enum { EV_START = 0, EV_C0, EV_C1, EV_C0P, EV_EMB, EV_COEFS, EV_FRONT, EV_DONE, EV_XA, EV_MASK, EV_FIN, EV_TICKET };

struct DfxCan {
    bool fuse_c0 = false;
    bool c0_batch_unfused = false;
    bool c0_h3 = false;
    bool c0_presplit = false;
    bool pw_h3 = false;
    bool fan = false, fan_skp = false;
    bool enc_fan = false;
    bool dfenc = false;
    bool fuse_enc = false;
    bool erb_tail = false;
    bool erb_enc4 = false;
    int df_out = DFX_PLAN_DF_OUT_GGEMM;
};

struct DfxSyncLayout {
    static constexpr size_t LG = (size_t)DFX_MAX_GRU_LAYERS * DFX_SEQ_GMAX;
    static constexpr size_t ready = 0;
    static constexpr size_t emb = 8;
    static constexpr size_t probe = 13;
    static constexpr size_t poison = 14;
    static constexpr size_t done = 16;
    static constexpr size_t pcnt = done + LG;
    static constexpr size_t yprog = pcnt + 16;
    static constexpr size_t giprog = yprog + LG;
    static constexpr size_t xtab = giprog + LG;
    static constexpr size_t xstat = xtab + 3 * LG;
    static constexpr size_t total = xstat + 64;
};

struct dfx_model {
    dfx_model_cfg cfg{};
    float *d_w = nullptr;
    size_t n_w = 0;
    size_t erb0_w = 0, erb0_b = 0;
    PwW erb1, erb2, erb3, dfc0, dfc1, ct3, ct2, ct1;
    size_t co_w = 0, co_ska = 0, co_skb = 0;
    float co_bias = 0.f;
    size_t tail_w0h3 = 0, tail_woh3 = 0;
    float tail_w0_unscale = 1.f, tail_wo_unscale = 1.f;
    GlinW fc_emb, enc_in, enc_out, dec_in, dec_out, dfg_in, df_skip, df_out, enc_skip, dec_skip;
    std::vector<GruW> enc_gru, dec_gru, df_gru;
    size_t lsnr_w = 0;
    float lsnr_b = 0.f;
    size_t fan_w = 0;
    int fan_chunks = 0;
    size_t efan_w1 = 0, efan_w2 = 0;
    int efan_groups = 0;
    size_t dfenc_fc = 0, dfenc_in = 0;
    float dfenc_fc_unscale = 1.f, dfenc_in_unscale = 1.f;
    size_t dfo_h3 = 0;
    float dfo_unscale = 1.f;
    size_t cp_w1 = 0, cp_w2 = 0, cp_b = 0;
    size_t cp_weff = 0, cp_b16 = 0;
    size_t cin_weff = 0, cin_b = 0;
    size_t c0_h3 = 0, dfc1_h3 = 0, cp_h3 = 0;
    float c0_unscale = 1.f, dfc1_unscale = 1.f, cp_unscale = 1.f;
    int cp_G = 0, cp_NO = 0;
    DfxLane *lanes = nullptr;
    struct DfxLaneSet *laneset = nullptr;
    hipEvent_t ev_fork = nullptr;
    hipEvent_t ev_pass = nullptr;
    hipEvent_t ev_gate = nullptr;
    mutable bool pass_pending = false;
    bool enqueue_ahead = false;
    bool concurrent = false;
    int max_chunks = 1;
    int tchunks = 12;
    int tchunk_min = 32;
    bool run_df = true;
    bool exact_fp32 = false;
    DfxCan can;
    unsigned int *d_sync = nullptr;
    unsigned int *d_psync = nullptr;
    mutable unsigned int seq_pbase = 0;
    mutable int64_t passes_ps = 0;
    mutable int64_t passes_pair = 0;
    mutable int64_t last_plan = 0;
    mutable int64_t passes_seq = 0, passes_ev = 0;
    mutable unsigned int seq_base = 0;
    unsigned long long *d_trace = nullptr;
    mutable int trace_dims[3] = {0, 0, 0};
    bool gru_seq = true;
    struct {
        int chunks = 0;
        bool gru_pair_far = false;
        bool gru_pair = true;
        int convp_late = -1;
        int p0_ahead = 3;
        int tail_every = 1;
        int dftail_every = 0;
        bool tail_split = true;
        int64_t convp_elems = (int64_t)1 << 29;
        bool c0_presplit = true;
        bool seq_trace = false;
        char hwq_probe_mode = 0;
        bool erb_enc_split = false;
        int ws_fill = -1;
    } sw;
    unsigned int *d_err = nullptr;
    unsigned int *h_err = nullptr;
    bool check_every_pass = false;
    int spin_limit = DFX_SYNC_SPIN_LIMIT;
    bool hwq_probe_pending = false;
    int hwq_probe = -1;
    const float *p(size_t off) const { return d_w + off; }
};

namespace {
struct Prep {
    const float *blob;
    const DfxManifest &man;
    std::vector<float> out;
    std::string err;
    bool exact_fp32 = false;
    struct Packed {
        bool pw = false, tail = false, c0 = false, fan = false, fan_skp = false, encfan = false, dfenc = false;
        int dfo_tiles = 0;
    } packed;
    const float *get(const std::string &name, const DfxTensor **tt = nullptr) {
        const DfxTensor *t = man.find(name);
        if (!t) {
            err = "tensor not in manifest: " + name;
            return nullptr;
        }
        if (tt) *tt = t;
        return blob + t->offset;
    }
    size_t alloc(size_t n) {
        size_t off = (out.size() + 3) & ~(size_t)3;
        out.resize(off + n, 0.f);
        return off;
    }
    bool bn(const std::string &p, int n, std::vector<float> &scale, std::vector<float> &shift) {
        const float *g = get(p + ".weight"), *b = get(p + ".bias"), *m = get(p + ".running_mean"), *v = get(p + ".running_var");
        if (!g || !b || !m || !v) return false;
        scale.resize(n);
        shift.resize(n);
        for (int i = 0; i < n; ++i) {
            const float s = g[i] / sqrtf(v[i] + 1e-5f);
            scale[i] = s;
            shift[i] = b[i] - m[i] * s;
        }
        return true;
    }
};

□ □ □ □ □

Each line above that contains "blob" must be copied out.

**The completed task**:
    const float *blob;
        return blob + t->offset;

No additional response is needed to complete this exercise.